- **Data for review**
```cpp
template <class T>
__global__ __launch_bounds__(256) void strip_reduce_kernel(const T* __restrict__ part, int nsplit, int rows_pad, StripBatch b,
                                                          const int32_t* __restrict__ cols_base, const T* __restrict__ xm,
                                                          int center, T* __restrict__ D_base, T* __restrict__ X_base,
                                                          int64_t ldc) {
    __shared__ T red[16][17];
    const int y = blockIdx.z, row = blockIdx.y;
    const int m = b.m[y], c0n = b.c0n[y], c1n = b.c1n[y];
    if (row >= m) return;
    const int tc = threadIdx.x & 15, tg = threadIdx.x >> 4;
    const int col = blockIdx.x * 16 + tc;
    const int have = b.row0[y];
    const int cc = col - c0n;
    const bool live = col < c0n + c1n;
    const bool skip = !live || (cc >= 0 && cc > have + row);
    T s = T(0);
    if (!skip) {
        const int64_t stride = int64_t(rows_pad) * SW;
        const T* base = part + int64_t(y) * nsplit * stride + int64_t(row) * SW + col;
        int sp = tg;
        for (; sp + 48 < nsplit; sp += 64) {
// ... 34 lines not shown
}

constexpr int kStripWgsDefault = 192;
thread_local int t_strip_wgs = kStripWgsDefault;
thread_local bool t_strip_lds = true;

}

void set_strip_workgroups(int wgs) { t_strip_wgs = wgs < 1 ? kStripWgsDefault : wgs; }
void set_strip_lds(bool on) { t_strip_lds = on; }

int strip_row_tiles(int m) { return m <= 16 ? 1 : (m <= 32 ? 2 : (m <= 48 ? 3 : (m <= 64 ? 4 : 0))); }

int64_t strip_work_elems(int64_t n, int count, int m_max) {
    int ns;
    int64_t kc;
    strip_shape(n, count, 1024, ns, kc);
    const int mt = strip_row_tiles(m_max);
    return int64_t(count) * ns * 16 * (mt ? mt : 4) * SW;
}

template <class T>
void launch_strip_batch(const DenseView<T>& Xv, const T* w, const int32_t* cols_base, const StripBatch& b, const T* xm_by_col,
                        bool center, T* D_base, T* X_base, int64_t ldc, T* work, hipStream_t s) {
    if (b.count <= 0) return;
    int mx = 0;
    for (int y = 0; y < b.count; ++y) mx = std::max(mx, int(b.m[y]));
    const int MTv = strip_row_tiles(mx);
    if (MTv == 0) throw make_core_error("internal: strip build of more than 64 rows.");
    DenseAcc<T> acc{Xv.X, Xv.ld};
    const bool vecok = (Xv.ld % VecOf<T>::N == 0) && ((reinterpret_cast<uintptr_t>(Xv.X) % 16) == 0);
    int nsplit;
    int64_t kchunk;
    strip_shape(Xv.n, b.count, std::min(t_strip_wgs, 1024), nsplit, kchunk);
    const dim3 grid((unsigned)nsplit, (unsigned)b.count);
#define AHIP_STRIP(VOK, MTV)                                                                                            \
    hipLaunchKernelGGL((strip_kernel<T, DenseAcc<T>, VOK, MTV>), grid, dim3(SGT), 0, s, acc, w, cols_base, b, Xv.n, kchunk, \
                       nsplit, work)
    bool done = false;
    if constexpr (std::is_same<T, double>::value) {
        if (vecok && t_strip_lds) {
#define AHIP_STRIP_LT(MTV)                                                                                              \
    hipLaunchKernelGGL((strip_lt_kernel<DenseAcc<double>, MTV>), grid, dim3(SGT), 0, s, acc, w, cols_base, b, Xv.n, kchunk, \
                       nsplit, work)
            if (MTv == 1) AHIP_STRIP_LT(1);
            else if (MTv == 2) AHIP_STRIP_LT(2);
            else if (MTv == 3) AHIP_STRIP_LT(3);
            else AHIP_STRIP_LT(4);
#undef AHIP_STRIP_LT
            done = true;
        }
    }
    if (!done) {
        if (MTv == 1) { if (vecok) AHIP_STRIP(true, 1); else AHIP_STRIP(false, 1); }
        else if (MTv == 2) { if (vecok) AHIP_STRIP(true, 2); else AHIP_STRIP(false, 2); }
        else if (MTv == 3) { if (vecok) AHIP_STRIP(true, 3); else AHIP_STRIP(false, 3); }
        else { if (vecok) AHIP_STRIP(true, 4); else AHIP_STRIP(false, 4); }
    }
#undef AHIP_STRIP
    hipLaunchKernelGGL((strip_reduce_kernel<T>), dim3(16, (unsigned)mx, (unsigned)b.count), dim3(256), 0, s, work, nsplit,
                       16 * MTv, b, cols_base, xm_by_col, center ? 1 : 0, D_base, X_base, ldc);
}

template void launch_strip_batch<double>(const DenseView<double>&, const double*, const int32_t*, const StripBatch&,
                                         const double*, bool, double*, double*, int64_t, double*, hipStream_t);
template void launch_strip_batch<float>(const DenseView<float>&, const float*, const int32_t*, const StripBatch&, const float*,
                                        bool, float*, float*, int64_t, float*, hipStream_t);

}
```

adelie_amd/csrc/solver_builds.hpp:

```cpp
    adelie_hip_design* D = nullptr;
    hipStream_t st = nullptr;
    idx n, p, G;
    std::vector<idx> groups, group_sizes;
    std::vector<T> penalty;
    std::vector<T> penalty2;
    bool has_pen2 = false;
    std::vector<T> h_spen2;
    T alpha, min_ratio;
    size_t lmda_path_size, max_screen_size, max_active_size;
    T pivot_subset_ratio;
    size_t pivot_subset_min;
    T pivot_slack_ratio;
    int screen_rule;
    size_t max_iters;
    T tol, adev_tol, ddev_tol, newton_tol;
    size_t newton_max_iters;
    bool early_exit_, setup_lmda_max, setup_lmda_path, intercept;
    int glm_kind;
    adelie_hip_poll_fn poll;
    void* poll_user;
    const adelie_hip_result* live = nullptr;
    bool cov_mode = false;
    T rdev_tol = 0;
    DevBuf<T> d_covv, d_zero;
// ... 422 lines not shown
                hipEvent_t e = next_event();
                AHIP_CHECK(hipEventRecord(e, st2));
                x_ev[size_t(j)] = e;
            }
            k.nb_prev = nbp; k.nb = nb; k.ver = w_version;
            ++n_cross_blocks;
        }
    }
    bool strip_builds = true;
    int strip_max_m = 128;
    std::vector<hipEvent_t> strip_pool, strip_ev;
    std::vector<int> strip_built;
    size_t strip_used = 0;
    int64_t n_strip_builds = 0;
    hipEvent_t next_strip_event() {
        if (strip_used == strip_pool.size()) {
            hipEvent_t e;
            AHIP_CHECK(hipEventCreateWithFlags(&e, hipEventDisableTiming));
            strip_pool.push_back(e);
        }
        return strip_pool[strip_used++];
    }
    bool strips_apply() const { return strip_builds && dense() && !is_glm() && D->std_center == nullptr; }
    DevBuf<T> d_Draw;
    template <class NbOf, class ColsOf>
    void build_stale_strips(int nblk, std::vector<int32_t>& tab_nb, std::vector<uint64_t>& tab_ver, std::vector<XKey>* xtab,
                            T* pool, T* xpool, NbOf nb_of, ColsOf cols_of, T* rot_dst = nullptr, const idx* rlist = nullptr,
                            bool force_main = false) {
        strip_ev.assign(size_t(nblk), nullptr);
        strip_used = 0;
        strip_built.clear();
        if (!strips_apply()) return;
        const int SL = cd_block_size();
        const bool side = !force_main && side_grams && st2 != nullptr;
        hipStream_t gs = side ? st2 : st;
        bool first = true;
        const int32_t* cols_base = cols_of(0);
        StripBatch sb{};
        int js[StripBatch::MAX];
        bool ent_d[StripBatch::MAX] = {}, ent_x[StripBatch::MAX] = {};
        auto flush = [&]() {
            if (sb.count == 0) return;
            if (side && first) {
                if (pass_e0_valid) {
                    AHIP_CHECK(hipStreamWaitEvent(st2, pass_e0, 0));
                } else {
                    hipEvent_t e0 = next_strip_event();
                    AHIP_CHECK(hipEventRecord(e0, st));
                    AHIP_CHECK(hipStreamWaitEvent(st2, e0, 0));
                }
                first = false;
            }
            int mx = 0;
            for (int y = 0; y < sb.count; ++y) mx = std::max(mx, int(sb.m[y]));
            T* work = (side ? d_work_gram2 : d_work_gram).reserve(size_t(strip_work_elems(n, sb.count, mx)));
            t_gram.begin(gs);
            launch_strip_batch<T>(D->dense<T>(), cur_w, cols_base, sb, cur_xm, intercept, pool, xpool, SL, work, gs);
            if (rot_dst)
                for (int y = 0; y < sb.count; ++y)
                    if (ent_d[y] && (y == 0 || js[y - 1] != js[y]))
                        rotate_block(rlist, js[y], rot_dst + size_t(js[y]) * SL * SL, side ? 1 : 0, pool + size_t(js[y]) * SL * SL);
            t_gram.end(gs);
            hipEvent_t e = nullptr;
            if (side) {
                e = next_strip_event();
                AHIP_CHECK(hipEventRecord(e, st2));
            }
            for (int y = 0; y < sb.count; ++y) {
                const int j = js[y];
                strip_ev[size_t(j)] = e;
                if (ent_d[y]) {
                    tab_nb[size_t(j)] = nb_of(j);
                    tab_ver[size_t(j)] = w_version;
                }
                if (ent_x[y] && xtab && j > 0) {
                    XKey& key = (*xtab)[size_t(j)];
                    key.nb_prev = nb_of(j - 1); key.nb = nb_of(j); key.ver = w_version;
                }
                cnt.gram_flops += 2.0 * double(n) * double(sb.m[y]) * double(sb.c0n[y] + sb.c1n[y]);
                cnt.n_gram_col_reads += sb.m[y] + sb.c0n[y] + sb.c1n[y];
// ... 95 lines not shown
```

- **Try it**
Please go through the data above and copy each line containing the word "live".

- **Result of this task**
    const bool live = col < c0n + c1n;
    const bool skip = !live || (cc >= 0 && cc > have + row);
    const adelie_hip_result* live = nullptr;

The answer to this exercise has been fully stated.